(DATA LISTING)
****************************************
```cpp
__global__ void __launch_bounds__(64) k_cut_verify_detail(KParams p) {
    const int n = min(p.scr.cut_dtln[0], CUT_DTL * p.B);
    for (int i = blockIdx.x * 64 + threadIdx.x; i < n; i += gridDim.x * 64) {
        const int e = p.scr.cut_dtln[1 + i];
        const int b = e / p.mls_cap, m = e % p.mls_cap;
        const double* pl = p.scr.cut_dtl + (size_t)i * 32;
        const size_t q = (size_t)b * p.kl_cap + p.tr.matched_ls[(size_t)b * p.mls_cap + m];
        const double* fd = p.scr.cut_rec + ((size_t)b * p.mls_cap + m) * CUT_REC;
        const uint8_t* path = p.scr.cut_path + ((size_t)b * p.mls_cap + m) * CUT_PATH;
        double Dl[16];
#pragma unroll
        for (int k = 0; k < 16; ++k) Dl[k] = p.scr.cut_dtinv[16 * b + k];
        int nx = 0;
        const int bad = verify_line_detail(p, Dl, q, path, fd, p.prev.ls.cut[2 * q], p.prev.ls.cut[2 * q + 1], pl[21],
                                           pl[22], pl[23], pl[24], pl[25], pl[26], pl[27], pl[28], pl[29] != 0.0, pl, 1,
                                           nx);
        if (bad) {
            atomicOr(&p.scr.cut_flag[b], 1);
            atomicOr(reinterpret_cast<unsigned long long*>(&p.scr.bytes[(size_t)STEP_REC * b + 20]), 1ull);
        }
        if (nx) atomicAdd(reinterpret_cast<unsigned long long*>(&p.scr.dbg[8 * (size_t)b + 6]), (unsigned long long)nx);
    }
}

static int cut_wave_max_b() {
    const char* e = getenv("GFPL_CUT_WAVE_MAX_B");
    return e ? atoi(e) : CUT_WAVE_MAX_B;
}

static int cut_prep_w8_max_b() {
    const char* e = getenv("GFPL_CUT_PREP_W8_MAX_B");
    return e ? atoi(e) : 256;
}

hipError_t launch_line_cut(const KParams& p, hipStream_t s, const hipEvent_t* marks) {
    const int mode = p.cfg.cut_proof;
    const dim3 gsearch((p.B + CUT_G - 1) / CUT_G);
    if (p.B <= cut_prep_w8_max_b()) {
        static std::atomic<unsigned long long> attr{0};
        const hipError_t e = ensure_dyn_lds(reinterpret_cast<const void*>(k_cut_prep<8>), (int)cut_prep_lds(8), &attr);
        if (e != hipSuccess) return e;
        hipLaunchKernelGGL(k_cut_prep<8>, dim3(p.B), dim3(512), cut_prep_lds(8), s, p);
    } else {
        hipLaunchKernelGGL(k_cut_prep<1>, dim3(p.B), dim3(64), cut_prep_lds(1), s, p);
    }
    if (!p.cfg.cut_with_max_vol) {
        if (marks) (void)hipEventRecord(marks[0], s);
        hipLaunchKernelGGL(k_cut_search_eig, gsearch, dim3(64), 0, s, p);
        if (marks) (void)hipEventRecord(marks[1], s);
        hipLaunchKernelGGL(k_cut_finish, dim3(p.B), dim3(64), 0, s, p);
        return hipGetLastError();
    }
    if (mode == 2) {
        hipLaunchKernelGGL(k_cut_bounds, dim3((p.mls_cap + 63) / 64, p.B), dim3(64), 0, s, p);
        hipLaunchKernelGGL(k_cut_vtab, dim3(p.B), dim3(256), 0, s, p);
    }
    if (marks) (void)hipEventRecord(marks[0], s);
    if (mode == 2)
        hipLaunchKernelGGL(k_cut_search<true>, gsearch, dim3(64), 0, s, p);
    else if (p.B <= cut_wave_max_b())
        hipLaunchKernelGGL(k_cut_search_w, dim3(p.B), dim3(64), 0, s, p);
    else if (mode == 1 || mode == 3)
        hipLaunchKernelGGL(HIP_KERNEL_NAME(k_cut_search<false, true>), gsearch, dim3(64), 0, s, p);
    else
        hipLaunchKernelGGL(k_cut_search<false>, gsearch, dim3(64), 0, s, p);
    if (marks) (void)hipEventRecord(marks[1], s);
    if (mode == 1 || mode == 3) {
        if (hipMemsetAsync(p.scr.cut_offl, 0, sizeof(int32_t), s) != hipSuccess) return hipGetLastError();
        hipLaunchKernelGGL(k_cut_vref, dim3((p.mls_cap + 63) / 64, p.B), dim3(64), 0, s, p);
        hipLaunchKernelGGL(k_cut_vref_off, dim3(256), dim3(64), 0, s, p);
        hipLaunchKernelGGL(k_cut_ebound, dim3((p.mls_cap + 63) / 64, p.B), dim3(64), 0, s, p);
        if (hipMemsetAsync(p.scr.cut_dtln, 0, sizeof(int32_t), s) != hipSuccess) return hipGetLastError();
        hipLaunchKernelGGL(k_cut_verify, dim3(p.B), dim3(64), 0, s, p);
        hipLaunchKernelGGL(k_cut_verify_detail, dim3(256), dim3(64), 0, s, p);
        hipLaunchKernelGGL(k_cut_bounds, dim3((p.mls_cap + 63) / 64, p.B), dim3(64), 0, s, p);
        hipLaunchKernelGGL(k_cut_vtab, dim3(p.B), dim3(256), 0, s, p);
        hipLaunchKernelGGL(k_cut_search<true>, gsearch, dim3(64), 0, s, p);
    }
    hipLaunchKernelGGL(k_cut_finish, dim3(p.B), dim3(64), 0, s, p);
    return hipGetLastError();
}

}
```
****************************************
(EXERCISE DETAILS)
Above are the records; reproduce all of them exactly.

(ANSWER SPACE)
```cpp
__global__ void __launch_bounds__(64) k_cut_verify_detail(KParams p) {
    const int n = min(p.scr.cut_dtln[0], CUT_DTL * p.B);
    for (int i = blockIdx.x * 64 + threadIdx.x; i < n; i += gridDim.x * 64) {
        const int e = p.scr.cut_dtln[1 + i];
        const int b = e / p.mls_cap, m = e % p.mls_cap;
        const double* pl = p.scr.cut_dtl + (size_t)i * 32;
        const size_t q = (size_t)b * p.kl_cap + p.tr.matched_ls[(size_t)b * p.mls_cap + m];
        const double* fd = p.scr.cut_rec + ((size_t)b * p.mls_cap + m) * CUT_REC;
        const uint8_t* path = p.scr.cut_path + ((size_t)b * p.mls_cap + m) * CUT_PATH;
        double Dl[16];
#pragma unroll
        for (int k = 0; k < 16; ++k) Dl[k] = p.scr.cut_dtinv[16 * b + k];
        int nx = 0;
        const int bad = verify_line_detail(p, Dl, q, path, fd, p.prev.ls.cut[2 * q], p.prev.ls.cut[2 * q + 1], pl[21],
                                           pl[22], pl[23], pl[24], pl[25], pl[26], pl[27], pl[28], pl[29] != 0.0, pl, 1,
                                           nx);
        if (bad) {
            atomicOr(&p.scr.cut_flag[b], 1);
            atomicOr(reinterpret_cast<unsigned long long*>(&p.scr.bytes[(size_t)STEP_REC * b + 20]), 1ull);
        }
        if (nx) atomicAdd(reinterpret_cast<unsigned long long*>(&p.scr.dbg[8 * (size_t)b + 6]), (unsigned long long)nx);
    }
}

static int cut_wave_max_b() {
    const char* e = getenv("GFPL_CUT_WAVE_MAX_B");
    return e ? atoi(e) : CUT_WAVE_MAX_B;
}

static int cut_prep_w8_max_b() {
    const char* e = getenv("GFPL_CUT_PREP_W8_MAX_B");
    return e ? atoi(e) : 256;
}

hipError_t launch_line_cut(const KParams& p, hipStream_t s, const hipEvent_t* marks) {
    const int mode = p.cfg.cut_proof;
    const dim3 gsearch((p.B + CUT_G - 1) / CUT_G);
    if (p.B <= cut_prep_w8_max_b()) {
        static std::atomic<unsigned long long> attr{0};
        const hipError_t e = ensure_dyn_lds(reinterpret_cast<const void*>(k_cut_prep<8>), (int)cut_prep_lds(8), &attr);
        if (e != hipSuccess) return e;
        hipLaunchKernelGGL(k_cut_prep<8>, dim3(p.B), dim3(512), cut_prep_lds(8), s, p);
    } else {
        hipLaunchKernelGGL(k_cut_prep<1>, dim3(p.B), dim3(64), cut_prep_lds(1), s, p);
    }
    if (!p.cfg.cut_with_max_vol) {
        if (marks) (void)hipEventRecord(marks[0], s);
        hipLaunchKernelGGL(k_cut_search_eig, gsearch, dim3(64), 0, s, p);
        if (marks) (void)hipEventRecord(marks[1], s);
        hipLaunchKernelGGL(k_cut_finish, dim3(p.B), dim3(64), 0, s, p);
        return hipGetLastError();
    }
    if (mode == 2) {
        hipLaunchKernelGGL(k_cut_bounds, dim3((p.mls_cap + 63) / 64, p.B), dim3(64), 0, s, p);
        hipLaunchKernelGGL(k_cut_vtab, dim3(p.B), dim3(256), 0, s, p);
    }
    if (marks) (void)hipEventRecord(marks[0], s);
    if (mode == 2)
        hipLaunchKernelGGL(k_cut_search<true>, gsearch, dim3(64), 0, s, p);
    else if (p.B <= cut_wave_max_b())
        hipLaunchKernelGGL(k_cut_search_w, dim3(p.B), dim3(64), 0, s, p);
    else if (mode == 1 || mode == 3)
        hipLaunchKernelGGL(HIP_KERNEL_NAME(k_cut_search<false, true>), gsearch, dim3(64), 0, s, p);
    else
        hipLaunchKernelGGL(k_cut_search<false>, gsearch, dim3(64), 0, s, p);
    if (marks) (void)hipEventRecord(marks[1], s);
    if (mode == 1 || mode == 3) {
        if (hipMemsetAsync(p.scr.cut_offl, 0, sizeof(int32_t), s) != hipSuccess) return hipGetLastError();
        hipLaunchKernelGGL(k_cut_vref, dim3((p.mls_cap + 63) / 64, p.B), dim3(64), 0, s, p);
        hipLaunchKernelGGL(k_cut_vref_off, dim3(256), dim3(64), 0, s, p);
        hipLaunchKernelGGL(k_cut_ebound, dim3((p.mls_cap + 63) / 64, p.B), dim3(64), 0, s, p);
        if (hipMemsetAsync(p.scr.cut_dtln, 0, sizeof(int32_t), s) != hipSuccess) return hipGetLastError();
        hipLaunchKernelGGL(k_cut_verify, dim3(p.B), dim3(64), 0, s, p);
        hipLaunchKernelGGL(k_cut_verify_detail, dim3(256), dim3(64), 0, s, p);
        hipLaunchKernelGGL(k_cut_bounds, dim3((p.mls_cap + 63) / 64, p.B), dim3(64), 0, s, p);
        hipLaunchKernelGGL(k_cut_vtab, dim3(p.B), dim3(256), 0, s, p);
        hipLaunchKernelGGL(k_cut_search<true>, gsearch, dim3(64), 0, s, p);
    }
    hipLaunchKernelGGL(k_cut_finish, dim3(p.B), dim3(64), 0, s, p);
    return hipGetLastError();
}

}
```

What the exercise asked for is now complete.